The US Food and Drug Administration (FDA) defined ethanol as a liquid that simulates fatty foods and alcoholic beverages. In several studies, ethanol led to degradation or “softening” of composites and reduction of its microhardness [25]. It was previously revealed that ethanol has a more aggressive potential and causes higher water sorption and solubility than water or artificial saliva [26]. Ethanol contamination was found in a previous study to inhibit the resin composite polymerization causing significant decrease of surface microhardness. However, the resin composite surface microhardness was only affected which can be removed by routine polishing resulting in hardness that was similar to the uncontaminated resin composite [27]. The conflict of results between previous studies and our current study could be due to the use of nanohybrid resin composite with high mechanical properties.

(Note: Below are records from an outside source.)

struct lynx_ctx {
  Knobs knobs;
  int device = 0;
  hipStream_t stream = nullptr;
  hipStream_t s_build = nullptr;
  static constexpr int kTableSlots = 3;
  hipEvent_t ev_built[kTableSlots] = {}, ev_streamed_own[kTableSlots] = {}, ev_mark = nullptr;
  hipEvent_t ev_streamed[kTableSlots] = {};
  bool streamed_valid[kTableSlots] = {};
  unsigned seq = 0;
  bool main_dirty = false;
  bool main_idle = true;
  bool plain_events = false;
  unsigned long_calls = 0;
  struct FwdTable {
    const lynx_lattice* lat = nullptr;
    uint64_t version = 0;
    const void* energy = nullptr;
    int slot = -1;
    int merged = 0;
    bool units = false;
    size_t energy_bytes = 0;
    unsigned seq = 0;
    bool valid = false;
    void written(const void* dst, size_t bytes) {
      const char *a = (const char*)dst, *e = (const char*)energy;
      if (valid && a < e + energy_bytes && a + bytes > e) valid = false;
    }
  } fwd_table;
  const void* main_wrote = nullptr;
  std::mutex mu;
  void wrote(const void* dst, size_t bytes) {
    if (!dst || bytes == 0) return;
    std::lock_guard<std::mutex> lock(mu);
    fwd_table.written(dst, bytes);
  }
  hipEvent_t ev_start = nullptr, ev_stop = nullptr;
  int32_t* h_status = nullptr;
  int32_t* d_status = nullptr;
  unsigned int* d_tail_flag = nullptr;
  uint32_t tail_seq = 0;
  int can_wait_value = 0;
  std::string err;
  hipDeviceProp_t prop;
  std::multimap<size_t, void*> free_blocks;
  std::unordered_map<void*, size_t> live;
  std::vector<std::pair<const char*, size_t>> host_ranges;
  void* scratch_level = nullptr;
  size_t scratch_level_bytes = 0;
  unsigned int* scratch_tickets = nullptr;
  size_t scratch_tickets_count = 0;
  void* scratch_obs = nullptr;
  size_t scratch_obs_bytes = 0;
  void* scratch_erun = nullptr;
  size_t scratch_erun_bytes = 0;
  void* scratch_esteps = nullptr;
  size_t scratch_esteps_bytes = 0;
  int32_t* d_spec_valid = nullptr;
  void* scratch_products = nullptr;
  size_t scratch_products_bytes = 0;
  void* scratch_coefs = nullptr;
  size_t scratch_coefs_bytes = 0;
  static constexpr int kTableBwd = kTableSlots, kTablePb = kTableSlots + 1, kTableTrace = kTableSlots + 2;
  void* scratch_steps[kTableSlots + 3] = {};
  size_t scratch_steps_bytes[kTableSlots + 3] = {};
  void* scratch_trace[2] = {nullptr, nullptr};
  size_t scratch_trace_bytes[2] = {0, 0};
  void* scratch_trace_plan = nullptr;
  size_t scratch_trace_plan_bytes = 0;
  std::vector<int64_t> trace_plan;
  void* scratch_units_bwd[2] = {nullptr, nullptr};
  size_t scratch_units_bwd_bytes[2] = {0, 0};
  void* scratch_units[2 * kTableSlots] = {};
  size_t scratch_units_bytes[2 * kTableSlots] = {};
// ... 1014 lines not shown
      hipLaunchKernelGGL(k_pair_products, dim3((unsigned)groups, (unsigned)level.second), dim3(64), 0, stream,
                         lat->d_tasks + level.first, lat->batch, Bp, (double*)ctx->scratch_products);
      HIP_TRY(ctx, hipGetLastError());
    }
  }
  hipLaunchKernelGGL(k_emit_steps<T>, dim3((unsigned)groups, (unsigned)lat->n_steps), dim3(64), emit_steps_lds<T>(), stream, lv,
                     lat->d_step_slot, (const T*)d_energy_in, Bp, (const double*)ctx->scratch_products,
                     (const T*)ctx->scratch_coefs, merge_pairs, (T*)d_steps_out, (T*)d_energy_out,
                     d_units ? lat->d_step_unit[merge_pairs ? 1 : 0] : (const int32_t*)nullptr,
                     lat->units[merge_pairs ? 1 : 0].n_units, d_units, d_extras, se);
  HIP_TRY(ctx, hipGetLastError());
  return LYNX_OK;
}

template <typename T>
static int launch_build(lynx_ctx* ctx, lynx_lattice* lat, hipStream_t stream, const void* d_energy_in,
                        void* d_steps_out, void* d_energy_out, int merge_pairs = 0, bool underneath = false,
                        float* d_units = nullptr, float* d_extras = nullptr, bool force_lanes = false) {
  const bool lanes = lat->n_steps > 0 && (force_lanes || lat->batch >= ctx->knobs.lanes_build_min_batch);
  {
    const int rc = launch_cavity_flags<T>(ctx, lat, stream, d_energy_in, lanes);
    if (rc) return rc;
  }
  if (lanes) {
    const int rc = sync_pool(ctx, lat);
    return rc ? rc : launch_build_lanes<T>(ctx, lat, stream, d_energy_in, d_steps_out, d_energy_out, merge_pairs, d_units, d_extras);
  }
  int threads, chunk;
  build_shape<T>(ctx, lat, underneath, &threads, &chunk);
  const size_t lds = build_scratch_bytes(chunk, sizeof(T)) +
                     ((size_t)lat->n_steps * LYNX_STEP_STRIDE + lat->n_steps + 1) * sizeof(T);
  int rc;
  if (lat->prog_pool && ctx->knobs.inline_pool) {
    if ((size_t)lat->pool_count * sizeof(T) <= (size_t)kInlinePoolSmall) {
      if ((rc = allow_lds(ctx, k_build_inline<T, kInlinePoolSmall>, lds))) return rc;
      hipLaunchKernelGGL((k_build_inline<T, kInlinePoolSmall>), dim3((unsigned)lat->batch), dim3((unsigned)threads), lds, stream,
                         *reinterpret_cast<const InlinePool<kInlinePoolSmall>*>(&lat->h_pool), dev_view(lat),
                         (const T*)d_energy_in, (T*)d_steps_out, (T*)d_energy_out, chunk, merge_pairs);
    } else {
      if ((rc = allow_lds(ctx, k_build_inline<T, kInlinePoolLarge>, lds))) return rc;
      hipLaunchKernelGGL((k_build_inline<T, kInlinePoolLarge>), dim3((unsigned)lat->batch), dim3((unsigned)threads), lds, stream,
                         lat->h_pool, dev_view(lat), (const T*)d_energy_in, (T*)d_steps_out, (T*)d_energy_out, chunk, merge_pairs);
    }
  } else {
    if ((rc = sync_pool(ctx, lat)) || (rc = allow_lds(ctx, k_build<T>, lds))) return rc;
    hipLaunchKernelGGL(k_build<T>, dim3((unsigned)lat->batch), dim3((unsigned)threads), lds, stream, dev_view(lat),
                       (const T*)d_energy_in, (T*)d_steps_out, (T*)d_energy_out, chunk, merge_pairs);
  }
  HIP_TRY(ctx, hipGetLastError());
  if constexpr (sizeof(T) == 4) {
    if (d_units) {
      const UnitPlan& up = lat->units[merge_pairs ? 1 : 0];
      const int64_t n = lat->batch * up.n_units;
      hipLaunchKernelGGL(k_pack_units, dim3((unsigned)((n + 255) / 256)), dim3(256), 0, stream, up, lat->batch,
                         lat->n_steps, (const float*)d_steps_out, d_units, d_extras);
      HIP_TRY(ctx, hipGetLastError());
    }
  }
  return LYNX_OK;
}

int lynx_build_compose(lynx_ctx* ctx, lynx_lattice* lat, const void* d_energy_in, void* d_steps_out,
                       void* d_energy_out) {
  LYNX_NEED(ctx);
  ctx->main_idle = false;
  if (!ctx || !lat || !d_energy_in || !d_steps_out) return fail(ctx, LYNX_ERR_INVALID, "null argument");
  if (lat->batch > 0x7fffffffLL) return fail(ctx, LYNX_ERR_INVALID, "batch too large");
  HIP_TRY(ctx, use_device(ctx));
  ctx->main_dirty = true;
  const size_t es = dtype_size(lat->dtype);
  ctx->wrote(d_steps_out, (size_t)lat->batch * lat->n_steps * LYNX_STEP_STRIDE * es);
  ctx->wrote(d_energy_out, (size_t)lat->batch * es);
  return lat->dtype == LYNX_F64 ? launch_build<double>(ctx, lat, ctx->stream, d_energy_in, d_steps_out, d_energy_out)
                                : launch_build<float>(ctx, lat, ctx->stream, d_energy_in, d_steps_out, d_energy_out);
}


struct TrackPlan {
  hipEvent_t done = nullptr;
  bool full_cov;
  int unroll;
  int mom_mode;
  bool xpose;
  TrackArgs a;
  size_t lds;
  unsigned grid;
};

template <typename T>
static TrackPlan plan_track(lynx_ctx* ctx, const lynx_lattice* lat, int64_t B, int64_t N, int32_t S, bool moments,
                            bool full_cov) {
  TrackPlan p;
  p.full_cov = full_cov;
  constexpr int P = 16 / (int)sizeof(T);
  const int64_t cus = ctx->prop.multiProcessorCount > 0 ? ctx->prop.multiProcessorCount : 256;
  const Knobs& kn = ctx->knobs;
  const int64_t target = 512 * cus;
  p.mom_mode = knob(kn.mom, sizeof(T) == 4 ? 2 : 1);
  if (sizeof(T) == 8 || p.mom_mode < 2 || p.mom_mode > 3) p.mom_mode = sizeof(T) == 4 ? 2 : 1;
  p.a.n_particles = N;
  p.a.store = 0;
  p.a.tail_flag = nullptr;
  p.a.tail_seq = 0;
  p.a.tail_wg = 0;
  p.a.stash_offset = 0;
  p.a.reversed = 0;
  const bool single_map = S == 1 && lat && lat->h_steps[0].kind == LYNX_STEP_RUN &&
                          !(lat->h_steps[0].flags & LYNX_STEP_FLAG_OBSERVE);
  p.xpose = knob(kn.xpose, ((sizeof(T) == 8 || (single_map && !full_cov)) && N >= 8 * 64 * P) ? 1 : 0) != 0;
  int u = knob(kn.unroll, p.xpose ? P : (sizeof(T) == 4 ? (S > 1 ? 2 : 4) : 1));
  if (u != 1 && u != 2 && u != 4) u = 2;
  if (sizeof(T) == 8 && u > 2) u = 2;
  while (u > 1 && B * ((N + 256 * u - 1) / (256 * u)) < 4 * cus) u >>= 1;
  if (u != P) p.xpose = false;
  p.unroll = u;
  const int64_t tile = 256 * (int64_t)u;
  const int64_t ntiles = (N + tile - 1) / tile;
  int64_t min_tpw = std::max(1, knob(kn.min_tiles_per_wg, S > 1 ? 16 : 2));
  while (min_tpw > 1 && B * ((ntiles + min_tpw - 1) / min_tpw) < 4 * cus) --min_tpw;
  int64_t chunks = std::max<int64_t>(1, std::min<int64_t>((ntiles + min_tpw - 1) / min_tpw, (target + B - 1) / B));
  {
    const int64_t one_round = 3 * cus;
    const int cap = knob(kn.one_round, (S <= 1 && B * chunks > one_round && B * chunks <= 4 * one_round) ? 3 : 0);
    if (cap > 0) chunks = std::max<int64_t>(1, std::min<int64_t>(chunks, cap * cus / B));
  }
  int64_t tpw = (ntiles + chunks - 1) / chunks;
  chunks = (ntiles + tpw - 1) / tpw;
  p.a.chunks = (int32_t)chunks;
  p.a.tiles_per_wg = (int32_t)tpw;
  if (p.mom_mode == 2 && kn.mom < 0 && tpw * u <= 32) p.mom_mode = 3;
  if (p.mom_mode == 3 && tpw * u > 64) p.mom_mode = 2;
  size_t scratch = 4 * kPartialStride * sizeof(double);
  if (moments)
    scratch = std::max<size_t>(scratch, (size_t)(full_cov ? kMomSlabScalars : kMomSlabScalarsCompact) * (p.mom_mode >= 2 ? 4 : 8));
  if (p.xpose) scratch = std::max<size_t>(scratch, (size_t)(kTrackThreads / 64) * kWaveTileBytes);
  scratch = (scratch + 15) / 16 * 16;
  p.a.lds_scratch_bytes = (int32_t)scratch;
  p.a.n_observers = lat ? lat->n_observers : 0;
  p.lds = (scratch + ((size_t)S * LYNX_STEP_STRIDE + S + 1) * sizeof(T) + 7) / 8 * 8 + (size_t)2 * p.a.n_observers * 256 * sizeof(double);
  p.grid = (unsigned)(B * chunks);
  return p;
}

Nanofillers can accomplish more close contact with the matrix resin than microfillers, therefore nanofilled composites can achieve high hardness as well as good polishability [16, 19].
It was previously postulated that manual manipulation of resin composite with powdered latex gloves should be avoided [28]. Martins et al. found that the flexural strength of resin composite manipulated with powdered gloves was reduced [11]. It was previously revealed that sulfides released from latex gloves inhibited the polymerization of the silicone in impression materials based on polyvinyl siloxanes, when it reacts with chloroplatinic acid from silicones [28]. The results of the current study confirmed previous studies. Our findings could be the result of the physical barrier action of powder particles deposited on the resin composite interfering with complete polymerization and subsequently affecting the mechanical properties namely the compressive strength of resin composite.
It was previously demonstrated that the acidic pH of Al Cl3 used as hemostatic agent resulted in smear layer removal, and dentin etching effects [13, 14]. Similarly, the chloride ions could penetrate the uncured resin matrix or in-between the fillers and might slightly etch the resin matrix or the fillers reducing the compressive strength of the resin composite specimen.
At one-month post-photocuring, the control group recorded a significantly higher compressive strength mean value when compared to one-day post-photocuring value. Our findings confirmed the results of Gornig et al. [29]. However, the contaminated groups showed no significant difference between compressive strength mean value at one-day and one-month post-photocuring. The stability of compressive strength of contaminated resin composite at one-month post-photocuring indicates the negative effect of hemostatic agent, alcohol, artificial saliva and powdered gloves on the compressive strength.